Notes:— The nucleotide BLAST search of ITS sequence indicated that Pseudophaeocytostroma bambusicola (KUMCC 22-12407) has the closest similarity with Phaeocytostroma sacchari strain CBS 275.34 with 96.26% similarity (Identities = 566/588, with 12 gaps), and is similar to Stenocarpella maydis strain Sm.A1-1, CBS 117558 (ex-epitype strain), CPC 16787, CPC 16786, CPC 16782, CPC 16781, CPC 16779, CPC 16778, CPC 16777 with 95.54% similarity (Identities = 552/579, with 5 gaps). The nucleotide BLAST search of LSU sequence indicated that Ps. bambusicola (KUMCC 22-12407) has the closest similarity with Massariothea thysanolaenae strain MFLUCC 15- 0452 (ex-type strain) with 99.64% similarity (Identities = 829/832, with no gap), and is similar to P. ambiguum strain CBS 128561, CPC 17077, CPC 17076, CPC 17074, CPC 16776 with 99.64% similarity (Identities = 829/832, with one gap). The nucleotide BLAST search of TEF1-α sequence indicated that Ps. bambusicola (KUMCC 22-12407) has the closest similarity with P. sacchari strain CBS 275.34 with 88.86% similarity (Identities = 303/341, with 11 gaps), and is similar to P. ambiguum strain CFMS_1294, CPC 17071 (ex-epitype strain), CPC 16776, CPC 17075 CPC 17074, CPC 17072, CPC 16775 with 84.83% similarity (Identities = 179/211, with 12 gaps).

Pseudophaeocytostroma bambusicola is morphologically similar to Phaeocytostroma sacchari in having filiform paraphyses, aseptate, oblong to ellipsoid, brown, conidia with overlapping size (9–13 vs 9–14.5 μm) ( Sutton 1964, 1980, TABLE 2 View TABLE 2 ). However, our new species differs from P. sacchari in having uni- to bilocular conidiomata, minutely papillate ostiole with wider conidiomata (250–704 vs 350 μm) and not abundant, septate, longer paraphyses (59–148 vs 15–35 μm), while P. sacchari has abundant and aseptate paraphyses ( Sutton 1964, 1980, TABLE 2 View TABLE 2 ). The host preference of P. sacchari is Saccharum sp. , Sorghum sp. and Zea mays ( Sutton 1964, Farr & Rossman 2022, TABLE 2 View TABLE 2 ), whereas our new species was found on bamboo.

In the phylogenetic analyses, Pseudophaeocytostroma bambusicola (KUMCC 22-12407, KUMCC 22-12410) formed a distinct subclade adjacent to Ps. “ sacchari ” strains CBS 275.34, UMICH-1, km-1 and 135 with high support (98% ML/95% MP/1.00 PP, FIGURE 1 View FIGURE 1 ). The pairwise nucleotide comparison of ITS and TEF1-α sequence data revealed significant differences (more than 1.5%) between Ps. bambusicola (KUMCC 22-12407) and Ps. “ sacchari ” strains CBS 275.34, km-1, UMICH-1 and 135 for each gene region ( TABLE 3 View TABLE 3 ).

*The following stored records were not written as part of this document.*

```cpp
int Buffer::reserve(size_t bytes)
{
// ... 188 lines not shown
    int n = jv_hip_device_count();
    if (n <= 0) {
        set_error("no HIP device visible (libjvector_hip has no CPU fallback)");
        return JV_ERR_NO_DEVICE;
    }
    JV_REQUIRE(device >= 0 && device < n, "ctx_create: device %d out of range [0,%d)", device, n);
    JV_TRY(use_device(device));
    hipDeviceProp_t prop;
    JV_HIP_CHECK(hipGetDeviceProperties(&prop, device));
    if (strncmp(prop.gcnArchName, "gfx950", 6) != 0) {
        set_error("device %d is %s; this library contains gfx950 code objects only", device, prop.gcnArchName);
        return JV_ERR_NO_DEVICE;
    }
    jv_ctx *c = new jv_ctx();
    c->device = device;
    c->num_cus = prop.multiProcessorCount;
    c->lds_per_block = prop.maxSharedMemoryPerMultiProcessor ? (size_t)prop.maxSharedMemoryPerMultiProcessor
                                                             : (size_t)prop.sharedMemPerBlock;
    if (c->lds_per_block > 160 * 1024) c->lds_per_block = 160 * 1024;
    if (stream != JV_STREAM_PRIVATE) {
        c->stream = (hipStream_t)stream;
        c->owns_stream = false;
    } else {
        hipError_t e = hipStreamCreateWithFlags(&c->stream, hipStreamNonBlocking);
        if (e != hipSuccess) {
            set_error("hipStreamCreate failed: %s", hipGetErrorString(e));
            delete c;
            return JV_ERR_HIP;
        }
        c->owns_stream = true;
    }
    c->h_in.pinned_host = true;
    c->h_out.pinned_host = true;
    *out = c;
    return JV_OK;
}

int jv_hip_ctx_destroy(jv_ctx *ctx)
{
    if (!ctx) return JV_OK;
    (void)hipSetDevice(ctx->device);
    (void)hipStreamSynchronize(ctx->stream);
    if (ctx->host_pool && ctx->host_pool_destroy) ctx->host_pool_destroy(ctx->host_pool);
    ctx->h_in.release();
    ctx->h_out.release();
    ctx->d_in.release();
    ctx->d_out.release();
    ctx->d_scratch.release();
    ctx->d_scratch2.release();
    ctx->d_scratch3.release();
    ctx->d_gs_visited.release();
    ctx->d_gs_spill.release();
    ctx->d_gs_out.release();
    ctx->d_gs_mask.release();
    ctx->d_gs_big.release();
    ctx->d_nvq_q.release();
    ctx->d_gs_extra.release();
    ctx->d_gs_ubr.release();
    ctx->d_bq_work.release();
    ctx->d_bin_work.release();
    ctx->d_bin_cand.release();
    ctx->d_rd_counts.release();
    for (auto &e : ctx->prof_pending) {
        (void)hipEventDestroy(e.start);
        (void)hipEventDestroy(e.stop);
    }
    for (auto &e : ctx->prof_free) (void)hipEventDestroy(e);
    if (ctx->owns_stream) (void)hipStreamDestroy(ctx->stream);
    delete ctx;
    return JV_OK;
}

int jv_hip_ctx_sync(jv_ctx *ctx)
{
    JV_REQUIRE(ctx, "ctx is NULL");
    JV_HIP_CHECK(hipStreamSynchronize(ctx->stream));
    return JV_OK;
}
// ... 615 lines not shown
    l->device = ctx->device;
    l->pq = pq;
    l->capacity = max_queries;
    auto fail = [&](hipError_t e) {
        set_error("luts_create: hipMalloc failed: %s", hipGetErrorString(e));
        (void)hipGetLastError();
        jv_hip_luts_destroy(l);
        return JV_ERR_OOM;
    };
    hipError_t e;
    if ((e = hipMalloc((void **)&l->d_luts, sizeof(float) * (size_t)max_queries * pq->M * kClusters)) != hipSuccess) return fail(e);
    if ((e = hipMalloc((void **)&l->d_bmag, sizeof(float) * (size_t)max_queries)) != hipSuccess) return fail(e);
    if ((e = hipMalloc((void **)&l->d_queries, sizeof(float) * (size_t)max_queries * pq->D)) != hipSuccess) return fail(e);
    if ((e = hipMalloc((void **)&l->d_raw_queries, sizeof(float) * (size_t)max_queries * pq->D)) != hipSuccess) return fail(e);
    *out = l;
    return JV_OK;
}

int jv_hip_luts_destroy(jv_luts *l)
{
    if (!l) return JV_OK;
    (void)hipSetDevice(l->device);
    (void)hipFree(l->d_luts);
    (void)hipFree(l->d_bmag);
    (void)hipFree(l->d_queries);
    (void)hipFree(l->d_raw_queries);
    delete l;
    return JV_OK;
}

}

namespace jv {
int luts_prepare(jv_ctx *ctx, jv_luts *l, const float *queries, int Q, jv_vsf vsf, jv_decoder_kind kind, bool with_tables)
{
    JV_REQUIRE(ctx && l, "luts_build: NULL argument");
    JV_REQUIRE(Q >= 0 && Q <= l->capacity, "luts_build: Q=%d exceeds capacity %d", Q, l->capacity);
    JV_REQUIRE(vsf == JV_EUCLIDEAN || vsf == JV_DOT_PRODUCT || vsf == JV_COSINE, "Unsupported similarity function %d",
               (int)vsf);
    l->Q = Q;
    l->vsf = vsf;
    l->kind = kind;
    l->tables_valid = false;
    if (Q == 0) return JV_OK;
    JV_REQUIRE(queries, "luts_build: queries is NULL");
    JV_TRY(use_device(ctx->device));
    const jv_pq *pq = l->pq;
    const size_t qbytes = sizeof(float) * (size_t)Q * pq->D;
    if (is_device_ptr(queries)) {
        JV_HIP_CHECK(hipMemcpyAsync(l->d_raw_queries, queries, qbytes, hipMemcpyDeviceToDevice, ctx->stream));
    } else {
        JV_HIP_CHECK(hipStreamSynchronize(ctx->stream));
        JV_TRY(ctx->h_in.reserve(qbytes));
        memcpy(ctx->h_in.ptr, queries, qbytes);
        JV_HIP_CHECK(hipMemcpyAsync(l->d_raw_queries, ctx->h_in.ptr, qbytes, hipMemcpyHostToDevice, ctx->stream));
    }
    ProfScope ps(ctx, R_LUT);
    JV_TRY(launch_center_queries(ctx->stream, pq, l->d_raw_queries, Q, l->d_queries));
    if (with_tables) {
        const int lut_vsf = (vsf == JV_EUCLIDEAN) ? VSF_L2 : VSF_DOT;
        JV_TRY(launch_lut_build(ctx->stream, pq, l->d_queries, Q, lut_vsf, l->d_luts));
        l->tables_valid = true;
    }
    if (vsf == JV_COSINE)
        JV_TRY(launch_query_magnitudes(ctx->stream, pq, l->d_queries, Q, kind == JV_DECODER_FUSED ? 1 : 0, l->d_bmag));
    return JV_OK;
}
}

extern "C" {

int jv_hip_luts_build(jv_ctx *ctx, jv_luts *l, const float *queries, int Q, jv_vsf vsf, jv_decoder_kind kind)
{
    clear_error();
    return luts_prepare(ctx, l, queries, Q, vsf, kind, true);
}

int jv_hip_luts_download(jv_ctx *ctx, const jv_luts *l, int q, float *lut_out, float *bmag_out)
{
    clear_error();
    JV_REQUIRE(ctx && l, "luts_download: NULL argument");
    JV_REQUIRE(q >= 0 && q < l->Q, "luts_download: query %d out of range", q);
    JV_REQUIRE(l->tables_valid || !lut_out, "luts_download: the tables were overwritten by a table-free graph search; call jv_hip_luts_build again");
    JV_TRY(use_device(ctx->device));
    JV_HIP_CHECK(hipStreamSynchronize(ctx->stream));
    const size_t n = (size_t)l->pq->M * kClusters;
    if (lut_out) JV_HIP_CHECK(hipMemcpy(lut_out, l->d_luts + (size_t)q * n, sizeof(float) * n, hipMemcpyDefault));
    if (bmag_out) {
        if (l->vsf == JV_COSINE) JV_HIP_CHECK(hipMemcpy(bmag_out, l->d_bmag + q, sizeof(float), hipMemcpyDefault));
        else *bmag_out = 0.0f;
    }
// ... 264 lines not shown
    JV_TRY(ctx->d_scratch.reserve(topk_scratch_bytes(Q, k)));
    OutStage oi, osc;
    JV_TRY(stage_out_begin(ctx, out_ids, sizeof(int32_t) * (size_t)Q * k, ctx->d_out, &oi));
    JV_TRY(stage_out_begin(ctx, out_scores, sizeof(float) * (size_t)Q * k, ctx->d_scratch3, &osc));
    {
        ProfScope ps(ctx, R_TOPK);
        JV_TRY(launch_topk(ctx->stream, ctx, (const float *)d_scores, (const int32_t *)d_ids, Q, n, stride, id_base, k,
                           (int32_t *)oi.dev, (float *)osc.dev, ctx->d_scratch.ptr));
    }
    JV_TRY(stage_out_end(ctx, oi));
    return stage_out_end(ctx, osc);
}

static int next_pow2_i64(int64_t v)
{
    int64_t p = 1;
    while (p < v) p <<= 1;
    return (int)p;
}

int jv_hip_search_flat(jv_ctx *ctx, jv_luts *l, const jv_codes *codes, const jv_vectors *vectors, const float *queries,
                       int Q, jv_vsf vsf, int topK, int rerankK, int32_t id_base, int32_t *out_ids, float *out_scores)
{
    clear_error();
    JV_REQUIRE(ctx && l && codes, "search_flat: NULL argument");
    JV_REQUIRE(topK > 0, "search_flat: topK must be positive");
    const bool rerank = vectors != nullptr && rerankK > 0;
    JV_REQUIRE(!rerank || rerankK >= topK, "rerankK %d must be >= topK %d", rerankK, topK);
    JV_REQUIRE(!rerank || vectors->D == l->pq->D, "search_flat: vector dimension mismatch");
    JV_REQUIRE(!rerank || vectors->count >= codes->count, "search_flat: fewer vectors than codes");
    if (Q == 0) return JV_OK;
    JV_REQUIRE(out_ids && out_scores, "search_flat: NULL output");
    JV_TRY(use_device(ctx->device));
    JV_TRY(jv_hip_luts_build(ctx, l, queries, Q, vsf, JV_DECODER_PQ));
    if (vsf == JV_COSINE) JV_TRY(ensure_code_norms(ctx, const_cast<jv_codes *>(codes)));
    const int64_t N = codes->count;
    const int kvsf = to_kernel_vsf(vsf);
    const int k1 = rerank ? rerankK : topK;

    OutStage oi, osc;
    JV_TRY(stage_out_begin(ctx, out_ids, sizeof(int32_t) * (size_t)Q * topK, ctx->d_out, &oi));
    JV_TRY(stage_out_begin(ctx, out_scores, sizeof(float) * (size_t)Q * topK, ctx->d_in, &osc));

    const size_t c1 = (size_t)Q * k1;
    JV_TRY(ctx->d_scratch3.reserve(sizeof(int32_t) * c1 + sizeof(float) * c1 * 2 + sizeof(float) * (size_t)Q + 1024));
    int32_t *d_cand = (int32_t *)ctx->d_scratch3.ptr;
    float *d_cand_sc = (float *)(d_cand + c1);
    float *d_exact = d_cand_sc + c1;
    float *d_qnorm = d_exact + c1;
    int32_t *d_k1_ids = rerank ? d_cand : (int32_t *)oi.dev;
    float *d_k1_sc = rerank ? d_cand_sc : (float *)osc.dev;

    bool done1 = false;
    const bool mq = adc_mq_supported(codes->M, codes->d_codes) && Q >= 2;
    if (mq && N >= (1 << 18) && (int64_t)k1 * 64 <= N && ctx_opt(ctx, "no_filter", 0) == 0) {
        const int64_t c_target = std::max<int64_t>(3 * (int64_t)k1, 4096);
        int64_t S_target = std::max<int64_t>(16384, next_pow2_i64(32 * N / c_target));
        const int64_t stride = std::max<int64_t>(1, N / S_target);
        const int64_t S = N / stride;
        const int k_s = (int)std::max<int64_t>(16, (c_target * S + N - 1) / N);
        const int cap = (int)std::min<int64_t>(N, 4 * c_target);
        if (k_s <= 4096 && S >= k_s) {
            const size_t b_samp = sizeof(float) * (size_t)Q * S, b_ks = sizeof(float) * (size_t)Q * k_s;
            const size_t b_cap = sizeof(float) * (size_t)Q * cap;
            JV_TRY(ctx->d_scratch2.reserve(b_samp + 2 * b_ks + 2 * b_cap + sizeof(unsigned int) * (size_t)Q + 1024));
            char *base = (char *)ctx->d_scratch2.ptr;
            float *d_samp = (float *)base;
// ... 67 lines not shown
            JV_HIP_CHECK(hipMemcpyAsync(ctx->h_out.ptr, d_cnt, sizeof(unsigned int) * (size_t)Q, hipMemcpyDeviceToHost,
                                        ctx->stream));
            JV_HIP_CHECK(hipStreamSynchronize(ctx->stream));
            const unsigned int *cnt = (const unsigned int *)ctx->h_out.ptr;
            bool ok = true;
            for (int q = 0; q < Q; ++q) ok = ok && cnt[q] >= (unsigned int)k1 && cnt[q] <= (unsigned int)cap;
            if (ok) {
                ProfScope ps(ctx, R_TOPK);
                JV_TRY(launch_topk(ctx->stream, ctx, d_f_sc, d_f_ids, Q, cap, cap, 0, k1, d_k1_ids, d_k1_sc,
                                   ctx->d_scratch.ptr, d_cnt));
                done1 = true;
            }
            }
        }
    }
    if (!done1) {
        JV_TRY(ctx->d_scratch2.reserve(sizeof(float) * (size_t)Q * N));
        float *d_scores = (float *)ctx->d_scratch2.ptr;
        JV_TRY(ctx->d_scratch.reserve(topk_scratch_bytes(Q, std::max(k1, topK))));
        {
            ProfScope ps(ctx, R_ADC);
            if (mq)
                JV_TRY(launch_adc_mq_store(ctx->stream, ctx, l->d_luts, l->d_bmag, Q, codes->M, kvsf, codes->d_codes,
                                           codes->d_norms, 0, N, 1, d_scores));
            else
                JV_TRY(launch_adc(ctx->stream, ctx, l->d_luts, l->d_bmag, Q, codes->M, kvsf, codes->d_codes,
                                  codes->d_norms, N, 0, N, nullptr, d_scores));
        }
        ProfScope ps(ctx, R_TOPK);
        JV_TRY(launch_topk(ctx->stream, ctx, d_scores, nullptr, Q, N, N, 0, k1, d_k1_ids, d_k1_sc, ctx->d_scratch.ptr));
    }

    if (rerank) {
        JV_TRY(rerank_gather(ctx, vectors, l->d_raw_queries, Q, vsf, d_cand, k1, d_exact, d_qnorm));
        ProfScope ps(ctx, R_TOPK);
        JV_TRY(launch_topk(ctx->stream, ctx, d_exact, d_cand, Q, k1, k1, 0, topK, (int32_t *)oi.dev, (float *)osc.dev,
                           ctx->d_scratch.ptr));
    }
    JV_TRY(launch_add_id_base(ctx->stream, (int32_t *)oi.dev, (int64_t)Q * topK, id_base));
    JV_TRY(stage_out_end(ctx, oi));
    return stage_out_end(ctx, osc);
}

}
```

### jvector_amd/csrc/graph_search.cpp

```cpp
#include <algorithm>
#include <atomic>
#include <chrono>
#include <condition_variable>
#include <cstdlib>
#include <functional>
#include <memory>
#include <unordered_map>
#include <mutex>
#include <thread>

#include "gs_host.h"
#include "gs_params.h"
#include "jv_internal.h"

namespace jv {
constexpr long long kGsUbrDefault = 1;
constexpr long long kGsUbrcDefault = 1;


class HostPool {
public:
    explicit HostPool(int nthreads) : n_(nthreads)
    {
        for (int t = 1; t < n_; ++t) threads_.emplace_back([this, t] { worker(t); });
// ... 1161 lines not shown
    out->max_degree = 0;
    for (int l = 0; l <= g->entry_level; ++l) {
        const jv_graph::DevLevel &d = g->dev[l];
        lv[l].nbrs = d.nbrs;
        lv[l].hkeys = d.hkeys;
        lv[l].hvals = d.hvals;
        lv[l].hmask = d.hmask;
        lv[l].hshift = d.hshift;
        lv[l].count = g->levels[l].count;
        lv[l].degree = g->levels[l].degree;
        out->max_degree = std::max(out->max_degree, g->levels[l].degree);
    }
    return JV_OK;
}
}
}

struct DeviceSessionOut {
    float threshold = 0.0f;
    const std::vector<jv_searcher::Call> *history = nullptr;
    int new_rerankK = 0;
    int log_cap = 0;
    std::vector<int32_t> status, base, log_n;
    std::vector<int64_t> stats;
    std::vector<long long> log;
};
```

The results of PHI test also supported the intraspecific variation among these strains and indicated the conspecific between strain UMICH-1 and km-1 ( FIGURE 2 View FIGURE 2 ). Thus, Ps. bambusicola was proposed as a new species based on morphological and phylogenetic evidence.

Phaeocytostroma sacchari was introduced and described by Sutton (1964). Lamprecht et al. (2011) later provided the sequence data for P. sacchari , strain CBS 275.34 which was isolated from Japan without a mention of host substrates and no description provided. Carabez et al. (2014) isolated a fungus strain UMICH-1 from sugarcane displaying stalk rot symptoms in Mexico and identified it as P. sacchari based on morphology and the high similarity of the ITS blast search. Whereas, two strains of P. sacchari (km-1 and 135) were unpublished sequences from the GenBank. Thus, morphological descriptions are not available for these strains. Therefore, we treated these strains as Ps. “ sacchari ” until their correct identification could be confirmed. The examination of ex-type or epitype specimens, more fresh collections and additional sequences are needed for further studies on morphological and genetic variation in this group.